Why are `\Q` `\E` in a Perl pattern in some cases interpreted as literal `Q` `E`?

Question

If ' is the delimiter, or if interpolated from a variable, the regular expression \QW\ER matches QWER and not WR (observed with v5.6.2, v5.10.1 and v5.18.2 of Perl and at http://www.perlfect.com/articles/regextutor.shtml), i. e., \Q \E in the pattern are not interpreted as a quoting escape, but as literal Q E.

Example:

#!/usr/bin/env perl
$re = '\QW\ER';
print '$re = ', $re, "\n";
while (<DATA>)
{
    print qw(/\QW\ER/), "  matches ", $_ if /\QW\ER/;
    print qw(m'\QW\ER'), " matches ", $_ if m'\QW\ER';
    print qw(/$re/), "     matches ", $_ if /$re/;
}
__DATA__
QWERT
WRONG

Output:

$re = \QW\ER
m'\QW\ER' matches QWERT
/$re/     matches QWERT
/\QW\ER/  matches WRONG

(Only the last line is what I had expected.)

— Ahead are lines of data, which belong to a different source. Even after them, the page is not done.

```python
_SIGS = {
    'pvr_version': (C.c_char_p, []),
    'pvr_has_experiments': (C.c_int32, []),
    'pvr_debug_stem_u8_geometry_ok': (C.c_int32, [C.c_void_p, C.c_int32, C.c_int32, C.c_int32, C.c_int32]),
    'pvr_encoder_set_host_backend': (C.c_int, [C.c_void_p, C.c_int32]),
    'pvr_stage_copy': (C.c_int, [C.c_void_p, C.c_void_p, C.c_int64, C.c_int64, C.c_int64, C.c_int64, C.c_int64, C.c_int32]),
    'pvr_last_error': (C.c_size_t, [C.c_char_p, C.c_size_t]),
    'pvr_encoder_create': (C.c_int, [C.POINTER(EncoderDesc), C.POINTER(C.c_void_p)]),
# ... 34 lines not shown
    'pvr_op_conv_wfrag': (C.c_int, [C.c_void_p] * 5 + [C.c_int32] * 12 + [C.c_void_p]),
    'pvr_debug_conv_wfrag_launches': (C.c_int64, []),
    'pvr_op_conv_wfrag_pool': (C.c_int, [C.c_void_p] * 5 + [C.c_int64] + [C.c_int32] * 4 + [C.c_void_p]),
    'pvr_op_conv2d_dual': (C.c_int, [C.c_void_p] * 5 + [C.c_int32] * 15 + [C.c_void_p]),
    'pvr_op_pack_frag_weights': (C.c_int, [C.c_void_p, C.c_void_p, C.c_int32, C.c_int32, C.c_void_p]),
    'pvr_debug_bneck_frame_stamps': (C.c_int, [C.c_void_p] * 12 + [C.c_int32] * 2 + [C.c_void_p] * 2),
    'pvr_encoder_check_range': (C.c_int, [C.c_void_p, C.c_void_p, C.c_int32, C.c_int32, C.c_int32, C.c_void_p, C.c_int64, C.c_void_p, C.POINTER(C.c_int32)]),
    'pvr_encoder_debug_set_switch': (C.c_int, [C.c_void_p, C.c_char_p, C.c_int32]),
    'pvr_encoder_launch_kernel': (C.c_int32, [C.c_void_p, C.c_int32, C.c_int32, C.c_char_p, C.c_int32]),
    'pvr_op_split16_pack_weights': (C.c_int, [C.c_void_p, C.c_void_p, C.c_int32, C.c_int32, C.c_void_p]),
    'pvr_op_conv2d_split16': (C.c_int, [C.c_void_p] * 5 + [C.c_int32] * 9 + [C.c_void_p]),
    'pvr_op_conv2d_f32': (C.c_int, [C.c_void_p] * 5 + [C.c_int32] * 9 + [C.c_void_p]),
    'pvr_debug_conv_split16_launches': (C.c_int64, []),
    'pvr_debug_set_stem_regpool': (C.c_int, [C.c_int32]),
    'pvr_debug_chain_wave128_launches': (C.c_int64, []),
    'pvr_op_nonfinite_flag': (C.c_int, [C.c_void_p, C.c_int64, C.c_int64, C.c_int64, C.c_void_p, C.c_void_p]),
}


def lib():
    global _lib
    if _lib is None:
        if not os.path.isfile(LIB_PATH):
            raise RuntimeError('libpvr_hip.so not found at %s: build it with `make -C pvr_habitat_amd/csrc` '
                               '(there is no CPU fallback for the HIP path)' % LIB_PATH)
        l = C.CDLL(LIB_PATH)
        for name, (res, args) in _SIGS.items():
            if not hasattr(l, name):
                continue
            f = getattr(l, name)
# ... 26 lines not shown
```

### pvr_habitat_amd/csrc/api.hip

```cpp
#include <stdarg.h>
#include "common.h"
#include "sample_rng.h"
#include <dlfcn.h>

namespace pvr {

static thread_local std::string g_err;

void set_error(const char *fmt, ...) {
    char buf[1024];
    va_list ap;
    va_start(ap, fmt);
    vsnprintf(buf, sizeof buf, fmt, ap);
    va_end(ap);
    g_err = buf;
}
const std::string &last_error() { return g_err; }

namespace {
typedef int (*roctx_push_fn)(const char *);
typedef int (*roctx_pop_fn)();
struct Roctx {
    roctx_push_fn push = nullptr;
    roctx_pop_fn pop = nullptr;
// ... 34 lines not shown
                                int dtype, hipStream_t stream, unsigned long long *stamps);
void set_frame64(int mode);
long long bneck_frame64_launches();
long long pp_persistent_launches();
pvr_status launch_conv_pp256(const void *in, const void *wgt, const float *bias, const void *res, void *out, int n, int h, int w, int cin,
                             int cout, int kh, int kw, int stride, int pad, int act, int out_f32, int res_f32, int dtype, int bm, hipStream_t stream,
                             const void *in2 = nullptr, int h2 = 0, int w2 = 0, int cin2 = 0, int stride2 = 1);
long long conv_wfrag_launches();
pvr_status launch_conv_wfrag(const void *in, const void *wp, const float *bias, const void *res, void *out, int n, int h, int w, int cin, int cout,
                             int kh, int kw, int stride, int pad, int act, int out_f32, int dtype, hipStream_t stream, float *pool_out = nullptr,
                             int64_t pool_stride = 0);

void set_stem_regpool(int v);
long long conv_split16_launches();
long long chain_wave128_launches();
pvr_status launch_split16_pack(const float *w, void *out, int rows, int K, hipStream_t stream);
pvr_status launch_conv_split16(const float *in, const void *wsp, const float *bias, const float *res, float *out, int n, int h, int w, int cin,
                               int cout, int k, int stride, int pad, int relu, hipStream_t stream, float *out2 = nullptr, int n1 = 0, void *out16 = nullptr,
                               int terms = 3);
pvr_status launch_conv_f32(const float *, const float *, const float *, const float *, float *, int, int, int, int, int, int, int, int, int, hipStream_t);
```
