// ... 497 lines not shown
                    const float av = arow[(size_t)fq * CIN];
#pragma unroll
                    for (int kf = 0; kf < KF; ++kf) {
                        const int slot = (u + KF - 1 - kf) % KF;
                        if (PKO) {
#pragma unroll
                            for (int h = 0; h < HO; ++h)
                                accw2[kf][h] = pkfma(av, (f2){win[slot][2 * h], win[slot][2 * h + (PKO ? 1 : 0)]}, accw2[kf][h]);
                        } else {
#pragma unroll
                            for (int co = 0; co < COUT; ++co)
                                accw[kf][co] = fmaf(av, win[slot][co], accw[kf][co]);
                        }
                    }
                }
            }
        }
    }
    if (PKO) {
#pragma unroll
        for (int kf = 0; kf < KF; ++kf)
#pragma unroll
            for (int h = 0; h < HO; ++h) {
                accw[kf][2 * h] = accw2[kf][h].x;
                accw[kf][2 * h + (PKO ? 1 : 0)] = accw2[kf][h].y;
            }
    }
    float s_b[COUT];
#pragma unroll
    for (int co = 0; co < COUT; ++co) s_b[co] = 0.f;
    if (want_dw) {
        for (int idx = tid; idx < TT * F; idx += CONV_THREADS) {
            const int r = idx / F, f = idx - r * F;
            if (t0 + r >= T) break;
            float g[COUT];
            VecIO<COUT>::ld(dyt + ((size_t)(r + lo_t) * cols + f + LO_F) * COUT, g);
#pragma unroll
            for (int co = 0; co < COUT; ++co) s_b[co] += g[co];
        }
    }
    __syncthreads();

    float* red = smem;
    float* red2 = smem + (size_t)NGRP * NW;
    if (want_dw && grp < NGRP) {
#pragma unroll
        for (int kf = 0; kf < KF; ++kf)
#pragma unroll
            for (int co = 0; co < COUT; ++co)
                red[(size_t)grp * NW + ((rkt * KF + kf) * CIN + rci) * COUT + co] = accw[kf][co];
    }
    {
        const int wave = tid >> 6, lane = tid & 63;
#pragma unroll
        for (int co = 0; co < COUT; ++co) {
            const float v = wave_sum(s_b[co]);
            if (lane == 0) red2[wave * (COUT + 2 * CIN) + co] = v;
        }
#pragma unroll
        for (int ci = 0; ci < CIN; ++ci) {
            const float v1 = wave_sum(s_scale[ci]);
            const float v2 = wave_sum(s_shift[ci]);
            if (lane == 0) {
                red2[wave * (COUT + 2 * CIN) + COUT + ci] = v1;
                red2[wave * (COUT + 2 * CIN) + COUT + CIN + ci] = v2;
            }
        }
    }
    __syncthreads();
    float* out = partials + (size_t)(blockIdx.y * gridDim.x + blockIdx.x) * NPART;
    if (want_dw) {
        for (int j = tid; j < NW; j += CONV_THREADS) {
            float s = 0.f;
#pragma unroll
            for (int g = 0; g < NGRP; ++g) s += red[(size_t)g * NW + j];
            out[j] = s;
        }
    }
    if (tid < COUT + 2 * CIN) {
        float s = 0.f;
#pragma unroll
        for (int wv = 0; wv < CONV_THREADS / 64; ++wv) s += red2[wv * (COUT + 2 * CIN) + tid];
        out[NW + tid] = s;
    }
}
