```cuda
using namespace b200rl;

namespace b200rl {
int gae_scan(const float* value, float* next_value, const float* reward, const float* done, const float* traj_flag, float* adv,
             long long T, long long C, long long A, double gamma_d, double lambda_d, int mask_next_value_inplace,
             float vscale, void* stream);
}

static double* ws_stats_part(float* ws) { return reinterpret_cast<double*>(ws + WS_CTRL_WORDS); }
static unsigned int* ws_joins(float* ws) { return reinterpret_cast<unsigned int*>(ws + WS_FX_OFF_WORDS + 48); }
static_assert(WS_CTRL_WORDS % 2 == 0 && WS_CTRL_WORDS + NUM_SMS * 8 * 4 * 2 <= WS_PARTIAL_LIMIT_WORDS,
              "the statistics rows fit the workspace's partial region");

extern "C" int b200rl_adv_stats(const float* x, long long n, float* stats2, float* workspace, size_t workspace_bytes,
                                void* stream) {
    if (!x || !stats2 || !workspace || n < 1 || workspace_bytes < WS_MIN_BYTES) return B200RL_ERR_ARG;
    long long grid = div_up(n, 256 * 8);
    if (grid > NUM_SMS * 4) grid = NUM_SMS * 4;
    if (grid < 1) grid = 1;
    return launch_k(adv_stats_kernel, (int)grid, 256, 0, (cudaStream_t)stream, x, n, stats2, ws_stats_part(workspace),
                    ws_joins(workspace));
}

extern "C" int b200rl_normalize(const float* x, const float* stats2, long long n, float* out, void* stream) {
    if (!x || !stats2 || !out || n < 0) return B200RL_ERR_ARG;
    if (n == 0) return B200RL_OK;
    long long grid = div_up(n, 256 * 4);
    if (grid > NUM_SMS * 8) grid = NUM_SMS * 8;
    return launch_k(normalize_kernel, (int)grid, 256, 0, (cudaStream_t)stream, x, stats2, n, out);
}

extern "C" int b200rl_gae_returns(const float* value, float* next_value, const float* reward, const float* done,
                                  const float* traj_flag, long long T, long long C, long long A, double gamma,
                                  double lambda_, int mask_next_value_inplace, double value_scale, float* adv,
                                  float* unnormalized_return, float* value_out, float* return_out, float* stats3,
                                  float* adv_stats2, float* workspace, size_t workspace_bytes, void* stream) {
    if (T < 1 || C < 1 || A < 1 || !value || !next_value || !reward || !adv || !workspace ||
        workspace_bytes < WS_MIN_BYTES || value_scale < 0.0)
        return B200RL_ERR_ARG;
    RetArgs ra{};
    ra.vscale = (float)value_scale;
    ra.ret_unnorm = unnormalized_return; ra.value_out = value_out; ra.ret_out = return_out; ra.stats = stats3;
    ra.adv_stats = adv_stats2;
    cudaStream_t st = (cudaStream_t)stream;
    if (C == 1 && T <= GS_MAX_T) {
        const size_t smem = (size_t)2 * T * sizeof(float);
        if (int rc = smem_opt_in<gae_seq_kernel<VN_PPO>>(smem)) return rc;
        return launch_k(gae_seq_kernel<VN_PPO>, 1, GS_NT, smem, st, value, next_value, reward, done, traj_flag, adv, (int)T,
                        (float)gamma, (float)(gamma * lambda_), mask_next_value_inplace, ra);
    }
    const bool want_epi = unnormalized_return || value_out || return_out || stats3 || adv_stats2;
    int rc = gae_scan(value, next_value, reward, done, traj_flag, adv, T, C, A, gamma, lambda_, mask_next_value_inplace,
                      (float)value_scale, stream);
    if (rc != 0 || !want_epi) return rc;
    const long long n = T * C;
    const bool vec = (n % 4 == 0) && aligned16(value) && aligned16(adv) && (!unnormalized_return || aligned16(unnormalized_return)) &&
                     (!value_out || aligned16(value_out)) && (!return_out || aligned16(return_out));
    long long grid = div_up(n, 256 * (vec ? 8 : 4));
    if (grid > NUM_SMS * 8) grid = NUM_SMS * 8;
    if (vec)
        return launch_k(returns_kernel<VN_PPO, true>, (int)grid, 256, 0, st, value, (const float*)adv, n, ra,
                        ws_stats_part(workspace), ws_joins(workspace));
    return launch_k(returns_kernel<VN_PPO, false>, (int)grid, 256, 0, st, value, (const float*)adv, n, ra,
                    ws_stats_part(workspace), ws_joins(workspace));
}

static long long map_grid(long long n) {
    long long grid = div_up(n, 256 * 4);
    if (grid > NUM_SMS * 8) grid = NUM_SMS * 8;
    return grid < 1 ? 1 : grid;
}

template <int VN>
static int launch_gae_seq(const float* value, const float* next_value, const float* reward, const float* done,
                          const float* traj_flag, float* adv, long long T, double gamma, double lambda_, const RetArgs& ra,
                          cudaStream_t st) {
    const size_t smem = (size_t)2 * T * sizeof(float);
    if (int rc = smem_opt_in<gae_seq_kernel<VN>>(smem)) return rc;
    return launch_k(gae_seq_kernel<VN>, 1, GS_NT, smem, st, value, const_cast<float*>(next_value), reward, done, traj_flag,
                    adv, (int)T, (float)gamma, (float)(gamma * lambda_), 0, ra);
}

template <int VN>
static int launch_returns(const float* value, const float* adv, long long n, const RetArgs& ra, float* workspace,
                          cudaStream_t st) {
    const bool vec = (n % 4 == 0) && aligned16(value) && aligned16(adv) && (!ra.value_out || aligned16(ra.value_out)) &&
                     (!ra.ret_out || aligned16(ra.ret_out));
// ... 111 lines not shown
```

### di-engine_b200/csrc/policy_stats.cuh

```cuda
#pragma once
#include <math.h>

#include "common.cuh"

namespace b200rl {

template <class T>
__device__ __forceinline__ T warp_sum_t(T v) {
#pragma unroll
    for (int o = 16; o > 0; o >>= 1) v += __shfl_xor_sync(0xffffffffu, v, o);
    return v;
}

template <int K, int NT>
__device__ __forceinline__ void block_sum_d(double (&v)[K], double (&tot)[K]) {
    __shared__ double s_bs[K][NT / 32];
    const int lane = threadIdx.x & 31, wid = threadIdx.x >> 5;
#pragma unroll
    for (int k = 0; k < K; ++k) {
        const double r = warp_sum_t(v[k]);
        if (lane == 0) s_bs[k][wid] = r;
    }
    __syncthreads();
    if (threadIdx.x == 0) {
// ... 44 lines not shown
__device__ __forceinline__ float vn_encode(float v, float vs) {
    if constexpr (VN == VN_PPO || VN == VN_BASELINE) return vs != 0.f ? __fdiv_rn(v, vs) : v;
    else if constexpr (VN == VN_RESCALE) return vn_h(v);
    else if constexpr (VN == VN_SYMLOG) return vn_symlog(v);
    else return v;
}

template <int VN>
__device__ __forceinline__ float ret_encode(float vs, float v, float a, float& ru, float& vo, float& ro) {
    const float r = fadd(v, a);
    ru = r;
    vo = vn_encode<VN>(v, vs);
    ro = vn_encode<VN>(r, vs);
    return VN == VN_PPO ? r : ro;
}

__device__ __forceinline__ double stats_pivot(float x0) { return isfinite(x0) ? (double)x0 : 0.0; }

__device__ __forceinline__ float ld_after_wait(const float* p) { return __ldcg(p); }

__device__ __forceinline__ void moments_add(double& s1, double& s2, float x, double p) {
    const double d = (double)x - p;
    s1 += d;
    s2 = fma(d, d, s2);
}

template <int VN>
__device__ __forceinline__ float ret_value(float v, float vs) {
    if constexpr (VN == VN_PPO || VN == VN_BASELINE) return vn_decode<VN>(v, vs);
    else return v;
}

template <int VN>
__device__ __forceinline__ void ret_one(float vs, float v, float a, float& ru, float& vo, float& ro, double (&acc)[4],
                                        const double (&pv)[2]) {
    moments_add(acc[0], acc[1], ret_encode<VN>(vs, ret_value<VN>(v, vs), a, ru, vo, ro), pv[0]);
    moments_add(acc[2], acc[3], a, pv[1]);
}

template <int VN>
__device__ __forceinline__ void ret_pivots(float vs, float v0, float a0, double (&pv)[2]) {
    float ru, vo, ro;
    pv[0] = stats_pivot(ret_encode<VN>(vs, v0, a0, ru, vo, ro));
    pv[1] = stats_pivot(a0);
}
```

Is this a bug? ... a feature? ... documented anywhere?

Answer 1

You may be observing this if you are using a string with escapes to define a regex:

# don't use strings if you have escapes:
#  my $re = '(?<=\QW\E)R';
my $re = qr/(?<=\QW\E)R/;
/($re)/ and print "$_: $1\n" for qw(QWERT WRONG);

Answer 2

I found the explanation in the Perl Language reference, section perlop:

The following escape sequences are available in constructs that interpolate, ...

\Q          quote (disable) pattern metacharacters till \E or
            end of string
\E          end either case modification or quoted section
            (whichever was last seen)

Since '\QW\ER' is a construct where the delimiter is ' ', which provides no interpolating, \Q \E are not available as a quoting escape here.